2025-11-13 23:08:29 [INFO] spark_helpers | [INFO] SparkSession criada com sucesso: 'RefinementSilverAggregate' (master=local[*]).
2025-11-13 23:08:29 [INFO] refinement.silver_aggregate | [Refinement][Aggregate] Sessão Spark iniciada.


In [6]:
def create_aggregated_flights_df(
    flights_silver_df: DataFrame,
    airlines_silver_df: DataFrame,
    airports_silver_df: DataFrame,
) -> DataFrame:
    """
    Constrói o DataFrame agregado da camada Silver (flights_aggregated), unindo:
        - flights_pre_join.parquet
        - airlines.parquet
        - airports.parquet

    Args:
        flights_silver_df (DataFrame): Dataset de voos já transformado (pré-join).
        airlines_silver_df (DataFrame): Dataset transformado de companhias aéreas.
        airports_silver_df (DataFrame): Dataset transformado de aeroportos.

    Returns:
        DataFrame: Dataset consolidado no formato final da camada Silver.
    """

    log.info("[Refinement][Aggregate] Iniciando agregação dos datasets Silver.")

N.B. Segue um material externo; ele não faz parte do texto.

typedef int mt_v8i __attribute__((ext_vector_type(8)));
typedef float mt_v16f __attribute__((ext_vector_type(16)));
#define MT_F4_NONE 0x7f7fffff
#ifndef MT_F4_LB2
#define MT_F4_LB2 3
#endif
#ifndef MT_F4_LB4
#define MT_F4_LB4 2
#endif
#ifndef MT_F4_USE4
#define MT_F4_USE4 1
#endif
template <int QT>
__global__ __launch_bounds__(64 * MT_WAVES, QT == 2 ? MT_F4_LB2 : MT_F4_LB4) void k_match_f4(const uint8_t *__restrict__ q, const int *__restrict__ nq,
                                                         long long q_stride, const uint8_t *__restrict__ t,
                                                         const int *__restrict__ nt, long long t_stride,
                                                         uint2 *__restrict__ partial, int *__restrict__ best_idx,
                                                         int *__restrict__ best_dist, int *__restrict__ second_dist,
                                                         int out_stride, int nsplit) {
    __shared__ __attribute__((aligned(16))) float s_tk[MT_CHUNK];
    const int lane = threadIdx.x & 63, w = __builtin_amdgcn_readfirstlane(threadIdx.x >> 6), pr = blockIdx.z, sp = blockIdx.y;
    const int NQ = min(nq[pr], out_stride), NT = min(nt[pr], 1 << 20);
    if ((int)blockIdx.x * MT_QPB(QT) >= NQ) return;
    const int r = lane & 31, h = lane >> 5;
    const uint8_t *qp = q + (long long)pr * q_stride;
    const uint8_t *tp = t + (long long)pr * t_stride;
    const int per = ((NT + 31) / 32 + nsplit - 1) / nsplit * 32;
    const int j0 = min(NT, sp * per), j1 = min(NT, j0 + per);
    const int qw = blockIdx.x * MT_QPB(QT) + w * MT_QPW(QT);
    const bool wave_on = qw < NQ;
    mt_v4i bq[QT][4];
    int pq[QT];
#pragma unroll
    for (int c = 0; c < QT; ++c) {
        const int qi = qw + 32 * c + r;
        uint4 v = make_uint4(0, 0, 0, 0);
        if (qi < NQ) v = *(const uint4 *)(qp + (long long)qi * 32 + 16 * h);
        pq[c] = __popc(v.x) + __popc(v.y) + __popc(v.z) + __popc(v.w);
        pq[c] += __shfl_xor(pq[c], 32);
        const uint32_t vv[4] = {v.x, v.y, v.z, v.w};
#pragma unroll
        for (int p = 0; p < 4; ++p) {
#pragma unroll
            for (int k = 0; k < 4; ++k) {
                const uint32_t e = (vv[p] >> k) & 0x11111111u;
                bq[c][p][k] = (int)((e << 1) | (e << 2) | (e << 3));
            }
        }
    }
    uint32_t gbest[QT], gsecond[QT];
#pragma unroll
    for (int c = 0; c < QT; ++c) gbest[c] = gsecond[c] = 0xffffffffu;
    for (int c0 = j0; c0 < j1; c0 += MT_CHUNK) {
        const int c1 = min(j1, c0 + MT_CHUNK), n = c1 - c0, npad = (n + 31) & ~31;
        __syncthreads();
        for (int i = threadIdx.x; i < npad; i += 64 * MT_WAVES) {
            float key = __int_as_float(MT_F4_NONE);
            if (i < n) {
                const uint4 a = *(const uint4 *)(tp + (long long)(c0 + i) * 32), b = *(const uint4 *)(tp + (long long)(c0 + i) * 32 + 16);
                const int pt = __popc(a.x) + __popc(a.y) + __popc(a.z) + __popc(a.w) + __popc(b.x) + __popc(b.y) + __popc(b.z) + __popc(b.w);
                key = (float)(((pt + 256) << 12) | i);
            }
            s_tk[i] = key;
        }
        __syncthreads();
        if (!wave_on) continue;
        int best[QT], second[QT];
#pragma unroll
        for (int c = 0; c < QT; ++c) best[c] = second[c] = MT_F4_NONE;
        const uint8_t *trow = tp + (long long)(c0 + r) * 32 + 16 * h;
        uint4 ta = make_uint4(0, 0, 0, 0);
        if (r < n) ta = *(const uint4 *)trow;
        for (int jt = 0; jt < npad; jt += 32) {
            const uint4 tc = ta;
            ta = make_uint4(0, 0, 0, 0);
            if (jt + 32 + r < n) ta = *(const uint4 *)(trow + (long long)(jt + 32) * 32);
            mt_v16f acc[QT];
            {
                const float4 *kp = (const float4 *)(s_tk + jt + 4 * h);
#pragma unroll
                for (int g = 0; g < 4; ++g) {
                    const float4 k4 = kp[2 * g];
                    acc[0][4 * g] = k4.x; acc[0][4 * g + 1] = k4.y; acc[0][4 * g + 2] = k4.z; acc[0][4 * g + 3] = k4.w;
                }
#pragma unroll
                for (int c = 1; c < QT; ++c) acc[c] = acc[0];
            }
            const uint32_t tw[4] = {tc.x, tc.y, tc.z, tc.w};
#pragma unroll
            for (int p = 0; p < 4; ++p) {
                mt_v8i a = {0, 0, 0, 0, 0, 0, 0, 0};
                a[0] = (int)((tw[p] << 2) & 0x44444444u); a[1] = (int)((tw[p] << 1) & 0x44444444u);
                a[2] = (int)(tw[p] & 0x44444444u);        a[3] = (int)((tw[p] >> 1) & 0x44444444u);
#pragma unroll
                for (int c = 0; c < QT; ++c) {
                    mt_v8i b = {0, 0, 0, 0, 0, 0, 0, 0};
                    b[0] = bq[c][p][0]; b[1] = bq[c][p][1]; b[2] = bq[c][p][2]; b[3] = bq[c][p][3];
                    acc[c] = __builtin_amdgcn_mfma_scale_f32_32x32x64_f8f6f4(a, b, acc[c], 4, 4, 0, 137, 0, 127);
                }
            }
#pragma unroll
            for (int i = 0; i < 16; ++i) {
#pragma unroll
                for (int c = 0; c < QT; ++c) {
                    const int kc = __float_as_int(acc[c][i]);
                    second[c] = max(min(best[c], second[c]), min(max(best[c], second[c]), kc));
                    best[c] = min(best[c], kc);
                }
            }
        }
#pragma unroll
        for (int c = 0; c < QT; ++c) {
            const int bk = (int)__int_as_float(best[c]), sk = (int)__int_as_float(second[c]);
            const uint32_t b = best[c] == MT_F4_NONE ? 0xffffffffu
                                                     : ((uint32_t)((bk >> 12) + pq[c] - 256) << 20) | (uint32_t)(c0 + (bk & 4095));
            const uint32_t s2 = second[c] == MT_F4_NONE ? 0xffffffffu
                                                        : ((uint32_t)((sk >> 12) + pq[c] - 256) << 20) | (uint32_t)(c0 + (sk & 4095));
            gsecond[c] = mt_min2(mt_min2(gsecond[c], s2), mt_max2(gbest[c], b));
            gbest[c] = mt_min2(gbest[c], b);
        }
    }
    if (!wave_on) return;
#pragma unroll
    for (int c = 0; c < QT; ++c) {
        const uint32_t ob = (uint32_t)__shfl_xor((int)gbest[c], 32), os = (uint32_t)__shfl_xor((int)gsecond[c], 32);
        const uint32_t second = mt_min2(mt_min2(gsecond[c], os), mt_max2(gbest[c], ob));
        const uint32_t best = mt_min2(gbest[c], ob);
        const int qi = qw + 32 * c + r;
        if (h == 0 && qi < NQ) {
            if (nsplit > 1) {
                partial[((long long)pr * nsplit + sp) * out_stride + qi] = make_uint2(best, second);
            } else {
                const long long o = (long long)pr * out_stride + qi;
                best_idx[o] = best == 0xffffffffu ? -1 : (int)(best & 0xfffffu);
                best_dist[o] = best == 0xffffffffu ? 0x7fffffff : (int)(best >> 20);
                second_dist[o] = second == 0xffffffffu ? 0x7fffffff : (int)(second >> 20);
            }
        }
    }
}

    # Detecta coluna de companhia aérea no dataset 'flights'
    if "airline_iata_code" in flights_silver_df.columns:
        airline_col = "airline_iata_code"
    elif "airline" in flights_silver_df.columns:
        airline_col = "airline"
    else:
        raise KeyError("Nenhuma coluna de companhia aérea encontrada no dataset flights.")

    # Detecta colunas de origem e destino no dataset 'flights'
    if "origin_airport_iata_code" in flights_silver_df.columns:
        origin_col = "origin_airport_iata_code"
    elif "origin_airport" in flights_silver_df.columns:
        origin_col = "origin_airport"
    else:
        raise KeyError("Coluna de aeroporto de origem não encontrada.")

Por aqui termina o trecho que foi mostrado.